Donald Trump mentioned “inner cities” 10 times in last night’s second presidential debate, using words like “disaster” and “devastating” to describe them. When neighborhoods decay, home prices decrease. However, a look at home prices in the “inner cities” of most major U.S. metro areas shows that the opposite is happening. Instead of falling, the median price per square foot of homes sold in the inner cities of 31 major metro areas has jumped 52 percent over the last six years, outpacing price growth in the surrounding metro areas by 18 percentage points. The only inner cities where price growth has fallen behind that of the surrounding metro area are Chicago, Houston and Miami. For this analysis, we defined “inner city” as the 5 kilometers around the city center of a given metro area, recognizing that we imperfectly assigned a precise measure to the imprecise idea of the “inner city.”
Not only have inner cities seen stronger price growth in the past five years, inner-city homes tend to cost 92 percent more per square foot than homes in the surrounding metro area. In Boston, a typical inner-city home costs more than twice as much as a typical home in greater Boston. In only seven of the inner cities we looked at, homes were less expensive than those farther out.
The concept of the inner city has changed radically since the 1970s when central districts were synonymous with crime and poverty. In recent years, cities have undergone an economic and cultural Renaissance, making the urban core a popular and highly demanded place to live and to work. New light-rail infrastructure has been built in many inner-city areas, and nowadays the high-paying jobs are showing up downtown instead of in suburban office parks.
That’s not to say that people aren’t struggling, but Donald’s Trump’s picture of the urban core doesn’t match the real estate market, and he more than anyone should know that when it comes to house prices, it’s all about location.
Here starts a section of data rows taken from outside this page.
@@ -1212,6 +1216,7 @@
     a.flags |= env().debug_flags;
 #endif
     if (!env().spec) a.flags |= 256;
+    if (env().bt_par) { a.flags |= 512; a.bt_min_t = env().bt_par_min_t; }
     if (st.band_mode) {
         double *len_t = st.band, *band_tab = st.band + (size_t)s->n_groups * s->c_max * SMM_BAND_ROW;
         double *dmin_t = band_tab + (size_t)s->n_groups * s->c_max * SMM_BAND_TAB;
diff --git a/action-segmentation_amd/csrc/smm_device.h b/action-segmentation_amd/csrc/smm_device.h
--- a/action-segmentation_amd/csrc/smm_device.h
+++ b/action-segmentation_amd/csrc/smm_device.h
@@ -59,6 +59,7 @@
     int32_t b_videos;
     int32_t bt_window;
     int32_t bt_dyn_bytes;
+    int32_t bt_min_t;
     uint64_t *stamps;
 };
 
diff --git a/action-segmentation_amd/csrc/smm_viterbi.hip b/action-segmentation_amd/csrc/smm_viterbi.hip
--- a/action-segmentation_amd/csrc/smm_viterbi.hip
+++ b/action-segmentation_amd/csrc/smm_viterbi.hip
@@ -73,6 +73,12 @@
 #endif
 #ifndef SMM_HQ_ALWAYS
 #define SMM_HQ_ALWAYS 0
+#endif
+#ifndef SMM_BT_CAP
+#define SMM_BT_CAP 256
+#endif
+#ifndef SMM_BT_SPEC_ROUNDS
+#define SMM_BT_SPEC_ROUNDS 3
 #endif
 #ifndef SMM_B8_R
 #define SMM_B8_R 4
@@ -1187,6 +1193,160 @@
         sp_l = BAND ? lcol0[(size_t)fg * SMM_BAND_ROW + kc] : len[(size_t)kc * cm + fg];
     };
     const int64_t gid_l = cmap ? cmap[lane < C ? lane : C] : (int64_t)lane;
+    if ((a.flags & 512) != 0 && T >= a.bt_min_t && T < (1 << 26)) {
+        constexpr int CAP = SMM_BT_CAP, SR = SMM_BT_SPEC_ROUNDS;
+        static_assert(sizeof(sh_gh) >= (size_t)(NW / 2) * CAP * 4 && sizeof(sh_junk) >= (size_t)(NW / 2) * CAP * 4, "walker lists");
+        static_assert(sizeof(sh_e) >= (size_t)(6 * NW + 4) * 4, "walker books");
+        unsigned *const list_lo = reinterpret_cast<unsigned *>(&sh_gh[0][0][0][0]);
+        unsigned *const list_hi = reinterpret_cast<unsigned *>(&sh_junk[0][0][0][0]);
+        auto list_of = [&](int p) { return p < NW / 2 ? list_lo + p * CAP : list_hi + (p - NW / 2) * CAP; };
+        int *const bk = reinterpret_cast<int *>(&sh_e[0][0][0]);
+        enum { BT_STOPPED = 0, BT_BROKEN = 1, BT_UNJOINED = 2, BT_JOINED = 3 };
+        int gs = (lane <= C) ? sh_guess[lane] : 0;
+        auto wpred = [&](int n_, int to_, int &k_out, int &c_out) -> bool {
+            const int fg_ = __builtin_amdgcn_readlane(gs, to_);
+            const int kmax_ = (kp - 1 < n_) ? kp - 1 : n_;
+            double g_ = SMM_NEG_INF, cn_ = 0.0, w_ = 0.0, sh_[SR], sl_[SR];
+            if (lane < C) {
+                g_ = hgam[(size_t)n_ * C + lane];
+                cn_ = hcum[(size_t)n_ * C + lane];
+                w_ = (to_ == C) ? (endpen ? endpen[lane] : 0.0) : trans[(size_t)to_ * cm + lane];
+            }
+#pragma unroll
+            for (int r = 0; r < SR; ++r) {
+                const int kk0 = r * 64 + lane + 1;
+                const int kc = kk0 <= kmax_ ? kk0 : kmax_;
+                sh_[r] = hh[(size_t)fg_ * (T + 1) + n_ - kc];
+                sl_[r] = BAND ? lcol0[(size_t)fg_ * SMM_BAND_ROW + kc] : len[(size_t)kc * cm + fg_];
+            }
+            const double gmv = (lane < C) ? g_ + w_ : SMM_NEG_INF;
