## Add pre-packed bf16-split weight path for 3x3 stride-1 convolutions

Adds a one-time weight packing kernel that splits fp32 3x3 conv weights into three bf16 parts laid out in the exact per-lane MFMA order, cached per module. A new packed conv kernel then loads those weight tiles with wide 128-bit buffer loads straight into LDS, with no per-launch conversion or splitting. Call sites across FDN, LPNet and LPIPS pass cache keys so this path is used when the matrix pipe is not pure f32. The cost is extra device memory for packed weights and a staleness risk if weights change without the cache noticing.

```diff
diff --git a/fdn-tip2025_amd/basicsr/models/archs/FDN_arch.py b/fdn-tip2025_amd/basicsr/models/archs/FDN_arch.py
--- a/fdn-tip2025_amd/basicsr/models/archs/FDN_arch.py
+++ b/fdn-tip2025_amd/basicsr/models/archs/FDN_arch.py
@@ -242,9 +242,10 @@
     def __init__(self, n_feat):
         super().__init__()
         self.body = nn.Sequential(nn.Identity(), nn.Conv2d(n_feat, n_feat * 2, 3, stride=1, padding=1, bias=False))
+        self._c = _Cache()
 
     def forward(self, x):
-        return ops.conv2d(ops.resample(x, ops.RS_BILINEAR_HALF), _w(self.body[1].weight), pad=1)
+        return ops.conv2d(ops.resample(x, ops.RS_BILINEAR_HALF), _w(self.body[1].weight), pad=1, cache=(self._c, "dn"))
 
 
 class Upsample(nn.Module):
@@ -257,7 +258,7 @@
     def forward(self, x):
         if ops.UPCONV_GATHER:
             return ops.upsample_conv3x3(x, _w(self.body[1].weight), cache=(self._c, "up"))
-        return ops.conv2d(ops.resample(x, ops.RS_BILINEAR_X2), _w(self.body[1].weight), pad=1)
+        return ops.conv2d(ops.resample(x, ops.RS_BILINEAR_X2), _w(self.body[1].weight), pad=1, cache=(self._c, "c3"))
 
 
 class FDformer(nn.Module):
@@ -312,6 +313,7 @@
         else:
             conv = nn.Conv2d(in_channel, out_channel, kernel_size, padding=kernel_size // 2, stride=stride, bias=bias)
         self.main = nn.Sequential(conv)
+        self._c = _Cache()
 
     def forward(self, x, res=None, res_before_act=False, act=None, post_add=0.0):
         c = self.main[0]
@@ -321,7 +323,7 @@
         if self.k == 1 and self.stride == 1:
             return ops.conv1x1(x, _w(c.weight), _w(c.bias), act=a)
         return ops.conv2d(x, _w(c.weight), _w(c.bias), stride=self.stride, pad=self.k // 2, act=a, res=res,
-                          res_before_act=res_before_act, post_add=post_add)
+                          res_before_act=res_before_act, post_add=post_add, cache=(self._c, "c"))
 
 
 class FAM(nn.Module):
@@ -329,10 +331,11 @@
         super().__init__()
         self.merge1 = nn.Conv2d(channel * 2, channel, kernel_size=1)
         self.merge2 = nn.Conv2d(channel, channel, kernel_size=3, stride=1, padding=1)
+        self._c = _Cache()
 
     def forward(self, x1, x2):
         t = ops.conv1x1([x1, x2], _w(self.merge1.weight), _w(self.merge1.bias))
-        return ops.conv2d(t, _w(self.merge2.weight), _w(self.merge2.bias), pad=1)
+        return ops.conv2d(t, _w(self.merge2.weight), _w(self.merge2.bias), pad=1, cache=(self._c, "m2"))
 
 
 def _mlp2(seq, x):
@@ -405,7 +408,7 @@
         y = ops.dw1x1_pad1(y, _w(self.fpre[1].weight), _w(self.fpre[1].bias))
         zz = _spectral_mlps(y, self.process1, self.process2, H, W)
         xo = ops.irfft_rows(zz, H, W, 2.0 / (H * W))
-        return ops.conv2d(xo, _w(self.fourier_out.weight), _w(self.fourier_out.bias), pad=1)
+        return ops.conv2d(xo, _w(self.fourier_out.weight), _w(self.fourier_out.bias), pad=1, cache=(self._c, "fo"))
 
 
 class MAR_archa(nn.Module):
diff --git a/fdn-tip2025_amd/basicsr/models/archs/LPNet_arch.py b/fdn-tip2025_amd/basicsr/models/archs/LPNet_arch.py
--- a/fdn-tip2025_amd/basicsr/models/archs/LPNet_arch.py
+++ b/fdn-tip2025_amd/basicsr/models/archs/LPNet_arch.py
@@ -69,7 +69,7 @@
     def forward(self, x):
         y = self._pw(x, self.conv1, "c1", ACT_RELU, self.stride)
         w2, b2 = _fold(self.conv2[0], self.conv2[1], self._c, "c2")
-        y = ops.conv2d(y, w2, b2, stride=1, pad=1, act=ACT_RELU)
+        y = ops.conv2d(y, w2, b2, stride=1, pad=1, act=ACT_RELU, cache=(self._c, "c2"))
         y = self._pw(y, self.conv3, "c3", ACT_NONE, 1)
         g = ops.global_avgpool(y)
         g = ops.conv1x1(g, _w(self.se[1].weight), _w(self.se[1].bias), act=ACT_RELU)
diff --git a/fdn-tip2025_amd/csrc/conv3x3.hip b/fdn-tip2025_amd/csrc/conv3x3.hip
--- a/fdn-tip2025_amd/csrc/conv3x3.hip
+++ b/fdn-tip2025_amd/csrc/conv3x3.hip
@@ -1,4 +1,6 @@
 #include "common.hpp"
+#include "../../include/fdn_conv3x3.h"
+#include <cstdint>
 #include <type_traits>
 
 namespace {
@@ -147,6 +149,60 @@
 
 constexpr int TW = 32, CK = 8, HC = TW + 2;
 
+template <int N, int TH_>
+__device__ __forceinline__ void split_place(C3Args& a, int tiles_x, int tiles_y, int& b, int& y0, int& x0) {
+    const unsigned T = (unsigned)(tiles_x * tiles_y) * a.B;
+    const unsigned S0 = xcd_contiguous(blockIdx.x, gridDim.x);
+    const unsigned grp = S0 / T, S = S0 - grp * T;
+    a.n0 = (int)grp * N;
+    const unsigned per = (unsigned)(tiles_x * tiles_y);
+    b = (int)(S / per);
+    const unsigned t = S - (unsigned)b * per;
+    const int ty = (int)(t / (unsigned)tiles_x);
+    y0 = ty * TH_;
+    x0 = (int)(t - (unsigned)ty * tiles_x) * TW;
+}
+
+template <int MT>
+__device__ __forceinline__ void split_epilogue(const C3Args& a, const f32x16 (&acc)[2][MT], int b, int y0, int x0, int row0, int nvalid, int kh, int ln) {
+    const int H = a.H, W = a.W;
+    const unsigned P = (unsigned)H * W, P4 = P * 4u;
+    const unsigned nb4 = (unsigned)nvalid * P4;
+    const long obase = ((long)b * a.CoutT + a.n0) * P;
+    const rsrc_t ro = mk_rsrc(a.out + obase, nb4);
+    const rsrc_t rr = mk_rsrc(a.res ? a.res + obase : a.out, a.res ? nb4 : 0u);
+    auto epilogue = [&](auto has_act) __attribute__((always_inline)) {
+        const int act_ = decltype(has_act)::value ? a.act : (int)FDN_ACT_NONE;
+#pragma unroll
+        for (int st = 0; st < 2; ++st) {
+            const int gy = y0 + row0 + st, gx = x0 + ln;
+            const unsigned voff = (gy < H && gx < W) ? (4u * kh * P + (unsigned)(gy * W + gx)) * 4u : 0x80000000u;
+#pragma unroll
+            for (int m = 0; m < MT; ++m) {
+                float rv[16];
+                if (a.res) {
+#pragma unroll
+                    for (int r = 0; r < 16; ++r) {
+                        const int nrow = m * 32 + (r & 3) + 8 * (r >> 2);
+                        rv[r] = bload(rr, (nrow + 4 * kh < nvalid) ? voff : 0x80000000u, (unsigned)nrow * P4);
+                    }
+                }
+#pragma unroll
+                for (int r = 0; r < 16; ++r) {
+                    const int nrow = m * 32 + (r & 3) + 8 * (r >> 2);
+                    float v = acc[st][m][r];
+                    if (a.bias) v += a.bias[a.n0 + min(nrow + 4 * kh, nvalid - 1)];
+                    if (a.res && a.res_before_act) v += rv[r];
+                    v = apply_act(v, act_);
+                    if (a.res && !a.res_before_act) v += rv[r];
+                    bstore(v + a.post_add, ro, (nrow + 4 * kh < nvalid) ? voff : 0x80000000u, (unsigned)nrow * P4);
+                }
+            }
+        }
+    };
+    if (a.act == FDN_ACT_NONE) epilogue(std::false_type{}); else epilogue(std::true_type{});
+}
+
 template <int MT, int NW>
 __global__ __launch_bounds__(NW * 64, (NW == 4 && MT == 1) ? 2 : 1) void conv3x3_split_kernel(C3Args a, int tiles_x, int tiles_y) {
     extern __shared__ __attribute__((aligned(16))) fdn_u32x4 smem4[];
@@ -162,18 +218,7 @@
     const int tid = threadIdx.x, lane = tid & 63, wave = tid >> 6, kh = lane >> 5, ln = lane & 31;
     const int nchunk = Cin / CK;
     int b, y0, x0;
-    {
-        const unsigned T = (unsigned)(tiles_x * tiles_y) * a.B;
-        const unsigned S0 = xcd_contiguous(blockIdx.x, gridDim.x);
-        const unsigned grp = S0 / T, S = S0 - grp * T;
-        a.n0 = (int)grp * N;
-        const unsigned per = (unsigned)(tiles_x * tiles_y);
-        b = (int)(S / per);
-        const unsigned t = S - (unsigned)b * per;
-        const int ty = (int)(t / (unsigned)tiles_x);
-        y0 = ty * TH_;
-        x0 = (int)(t - (unsigned)ty * tiles_x) * TW;
-    }
+    split_place<N, TH_>(a, tiles_x, tiles_y, b, y0, x0);
     const int nvalid = min(N, a.CoutT - a.n0);
     unsigned xg[XE];
     int xl[XE];
@@ -277,40 +322,7 @@
         chunk_step(c, stg[0], stg[1]);
         if (c + 1 < nchunk) chunk_step(c + 1, stg[1], stg[0]);
     }
-    const unsigned nb4 = (unsigned)nvalid * P4;
-    const long obase = ((long)b * a.CoutT + a.n0) * P;
-    const rsrc_t ro = mk_rsrc(a.out + obase, nb4);
-    const rsrc_t rr = mk_rsrc(a.res ? a.res + obase : a.out, a.res ? nb4 : 0u);
-    auto epilogue = [&](auto has_act) __attribute__((always_inline)) {
-        const int act_ = decltype(has_act)::value ? a.act : (int)FDN_ACT_NONE;
-#pragma unroll
-        for (int st = 0; st < 2; ++st) {
-            const int gy = y0 + row0 + st, gx = x0 + ln;
-            const unsigned voff = (gy < H && gx < W) ? (4u * kh * P + (unsigned)(gy * W + gx)) * 4u : 0x80000000u;
-#pragma unroll
-            for (int m = 0; m < MT; ++m) {
-                float rv[16];
-                if (a.res) {
-#pragma unroll
-                    for (int r = 0; r < 16; ++r) {
-                        const int nrow = m * 32 + (r & 3) + 8 * (r >> 2);
-                        rv[r] = bload(rr, (nrow + 4 * kh < nvalid) ? voff : 0x80000000u, (unsigned)nrow * P4);
-                    }
-                }
-#pragma unroll
-                for (int r = 0; r < 16; ++r) {
-                    const int nrow = m * 32 + (r & 3) + 8 * (r >> 2);
-                    float v = acc[st][m][r];
-                    if (a.bias) v += a.bias[a.n0 + min(nrow + 4 * kh, nvalid - 1)];
-                    if (a.res && a.res_before_act) v += rv[r];
-                    v = apply_act(v, act_);
-                    if (a.res && !a.res_before_act) v += rv[r];
-                    bstore(v + a.post_add, ro, (nrow + 4 * kh < nvalid) ? voff : 0x80000000u, (unsigned)nrow * P4);
-                }
-            }
-        }
-    };
-    if (a.act == FDN_ACT_NONE) epilogue(std::false_type{}); else epilogue(std::true_type{});
+    split_epilogue<MT>(a, acc, b, y0, x0, row0, nvalid, kh, ln);
 }
 
 template <int MT, int NW>
@@ -326,6 +338,165 @@
     hipLaunchKernelGGL(kern, dim3((unsigned)total), dim3(NW * 64), lds, s, a, tx, ty);
     return fdn_launch_status();
 }
+
+constexpr int pk_cells(int MT) { return 16 * MT * 64; }
+
+template <int MT>
+__global__ __launch_bounds__(256) void conv3x3_pack_kernel(const float* __restrict__ w, fdn_u32x4* __restrict__ wpk, int Cin, int Cout, long cells) {
+    constexpr int WBP = pk_cells(MT);
+    const long u = (long)blockIdx.x * 256 + threadIdx.x;
+    if (u >= cells) return;
+    const int nchunk = Cin / CK;
+    const int q = (int)(u % WBP), gc = (int)(u / WBP), c = gc % nchunk, g = gc / nchunk;
+    const int lane = q & 63, m = (q >> 6) % MT, sp = q / (64 * MT), part = sp % 3, s_ = sp / 3;
+    const int tap = 2 * s_ + (lane >> 5), n = g * (MT * 32) + m * 32 + (lane & 31);
+    unsigned short h[CK];
+#pragma unroll
+    for (int ci = 0; ci < CK; ++ci) {
+        const float v = (s_ < 5 && tap < 9 && n < Cout) ? w[((long)n * Cin + c * CK + ci) * 9 + tap] : 0.f;
+        const float w1 = fdn_trunc_bf16(v), r1 = v - w1, w2 = fdn_trunc_bf16(r1), w3 = r1 - w2;
+        h[ci] = (unsigned short)(__float_as_uint(part == 0 ? w1 : part == 1 ? w2 : w3) >> 16);
+    }
+    wpk[u] = fdn_u32x4{h[0] | (unsigned)h[1] << 16, h[2] | (unsigned)h[3] << 16, h[4] | (unsigned)h[5] << 16, h[6] | (unsigned)h[7] << 16};
+}
+
+template <int MT, int NW>
+__global__ __launch_bounds__(NW * 64, (NW == 4 && MT == 1) ? 2 : 1) void conv3x3_packed_kernel(C3Args a, int tiles_x, int tiles_y) {
+    extern __shared__ __attribute__((aligned(16))) fdn_u32x4 smem4[];
+    constexpr int NT = NW * 64, TH_ = 2 * NW, HR_ = TH_ + 2, NPOS = HR_ * HC;
+    constexpr int N = MT * 32, KS5 = 5;
+    constexpr int XB = 3 * NPOS, WBP = pk_cells(MT);
+    constexpr int XE = (NPOS + NT - 1) / NT;
+    constexpr int WE = WBP / NT;
+    static_assert(WBP % NT == 0, "every thread moves the same number of weight cells");
+    fdn_u32x4* Xs = smem4;
+    fdn_u32x4* Ws = smem4 + 2 * XB;
+    const int Cin = a.Cin, H = a.H, W = a.W;
+    const unsigned P = (unsigned)H * W, P4 = P * 4u;
+    const int tid = threadIdx.x, lane = tid & 63, wave = tid >> 6, kh = lane >> 5, ln = lane & 31;
+    const int nchunk = Cin / CK;
+    int b, y0, x0;
+    split_place<N, TH_>(a, tiles_x, tiles_y, b, y0, x0);
+    const int nvalid = min(N, a.CoutT - a.n0);
+    unsigned xg[XE];
+    int xl[XE];
+#pragma unroll
+    for (int i = 0; i < XE; ++i) {
+        const int e = tid + NT * i, r = e / HC, c = e - r * HC;
+        const int gy = y0 - 1 + r, gx = x0 - 1 + c;
+        const bool in = e < NPOS, ok = in && gy >= 0 && gy < H && gx >= 0 && gx < W;
+        xg[i] = ok ? (unsigned)(gy * W + gx) * 4u : 0x80000000u;
+        xl[i] = in ? e : -1;
+    }
+    const float* xbase = a.x + (long)b * Cin * P;
+    constexpr unsigned CHB = (unsigned)WBP * 16u;
+    const char* wbase = reinterpret_cast<const char*>(a.w) + (long)(a.n0 / N) * nchunk * CHB;
+    struct Stage { float xr[XE][CK]; };
+    Stage stg[2];
+    fdn_u32x4 wr[WE];
+    auto fetch_w = [&](int c) __attribute__((always_inline)) {
+        const rsrc_t rw = mk_rsrc(wbase, c < nchunk ? (unsigned)nchunk * CHB : 0u);
+#pragma unroll
+        for (int i = 0; i < WE; ++i) wr[i] = __builtin_amdgcn_raw_buffer_load_b128(rw, (unsigned)(tid + NT * i) * 16u, (unsigned)min(c, nchunk - 1) * CHB, 0);
+    };
+    auto fetch = [&](int c, Stage& sg) __attribute__((always_inline)) {
+        const rsrc_t rx = mk_rsrc(xbase, c < nchunk ? (unsigned)Cin * P4 : 0u);
+        const int cc = min(c, nchunk - 1);
+#pragma unroll
+        for (int i = 0; i < XE; ++i)
+#pragma unroll
+            for (int ci = 0; ci < CK; ++ci) sg.xr[i][ci] = bload(rx, xg[i], (unsigned)(cc * CK + ci) * P4);
+    };
+    auto stash = [&](int buf, const Stage& sg) __attribute__((always_inline)) {
+        fdn_u32x4* xd = Xs + buf * XB;
+#pragma unroll
+        for (int i = 0; i < XE; ++i) {
+            fdn_u32x4 p1, p2, p3;
+#pragma unroll
+            for (int j = 0; j < 4; ++j) {
+                unsigned u1, u2, u3;
+                fdn_split3(sg.xr[i][2 * j], sg.xr[i][2 * j + 1], u1, u2, u3);
+                p1[j] = u1; p2[j] = u2; p3[j] = u3;
+            }
+            if (xl[i] >= 0) {
+                xd[xl[i]] = p1;
+                xd[NPOS + xl[i]] = p2;
+                xd[2 * NPOS + xl[i]] = p3;
+            }
+        }
+        fdn_u32x4* wd = Ws + buf * WBP + tid;
+#pragma unroll
+        for (int i = 0; i < WE; ++i) wd[NT * i] = wr[i];
+    };
+    f32x16 acc[2][MT];
+#pragma unroll
+    for (int st = 0; st < 2; ++st)
+#pragma unroll
+        for (int m = 0; m < MT; ++m)
+#pragma unroll
+            for (int r = 0; r < 16; ++r) acc[st][m][r] = 0.f;
+
+    fetch_w(0);
+    fetch(0, stg[0]);
+    fetch(1, stg[1]);
+    stash(0, stg[0]);
+    __syncthreads();
+    const int row0 = 2 * wave;
+    int toff[KS5];
+#pragma unroll
+    for (int s_ = 0; s_ < KS5; ++s_) {
+        const int tap = min(2 * s_ + kh, 8), dy = tap / 3, dx = tap - dy * 3;
+        toff[s_] = (row0 + dy) * HC + ln + dx;
+    }
+    auto chunk_step = [&](int c, Stage& mine, const Stage& nxt) __attribute__((always_inline)) {
+        fetch_w(c + 1);
+        fetch(c + 2, mine);
+        const fdn_u32x4* xb = Xs + (c & 1) * XB;
+        const fdn_u32x4* wb = Ws + (c & 1) * WBP + lane;
+#pragma unroll
+        for (int s_ = 0; s_ < KS5; ++s_) {
+            const fdn_u32x4 b0[3] = {xb[toff[s_]], xb[NPOS + toff[s_]], xb[2 * NPOS + toff[s_]]};
+            const fdn_u32x4 b1[3] = {xb[toff[s_] + HC], xb[NPOS + toff[s_] + HC], xb[2 * NPOS + toff[s_] + HC]};
+#pragma unroll
+            for (int m = 0; m < MT; ++m) {
+                const fdn_u32x4 av[3] = {wb[((s_ * 3 + 0) * MT + m) * 64], wb[((s_ * 3 + 1) * MT + m) * 64], wb[((s_ * 3 + 2) * MT + m) * 64]};
+                acc[0][m] = fdn_mfma_split6(av, b0, acc[0][m]);
+                acc[1][m] = fdn_mfma_split6(av, b1, acc[1][m]);
+            }
+        }
+        stash((c + 1) & 1, nxt);
+        __syncthreads();
+    };
+    auto pairs = [&](int c, Stage& s0, Stage& s1) __attribute__((always_inline)) {
+        for (; c < nchunk; c += 2) {
+            chunk_step(c, s0, s1);
+            chunk_step(c + 1, s1, s0);
+        }
+    };
+    if (nchunk & 1) {
+        chunk_step(0, stg[0], stg[1]);
+        pairs(1, stg[1], stg[0]);
+    } else {
+        pairs(0, stg[0], stg[1]);
+    }
+    split_epilogue<MT>(a, acc, b, y0, x0, row0, nvalid, kh, ln);
+}
+
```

We first determined the city center of the primary city within each metropolitan statistical area using the polygon centroids of the city or local knowledge about each metro region. Then, using data on more than 6 million home sales, we calculated the distance of every property sold to the city center of its metro. We used this distance calculated to classify any property within 5 kilometers (i.e. 3.1 miles) of the city center, about a 15-minute bike ride, as the “inner city” of a metro. We used the median sale price per square foot for measuring changes in price between the metro and urban core.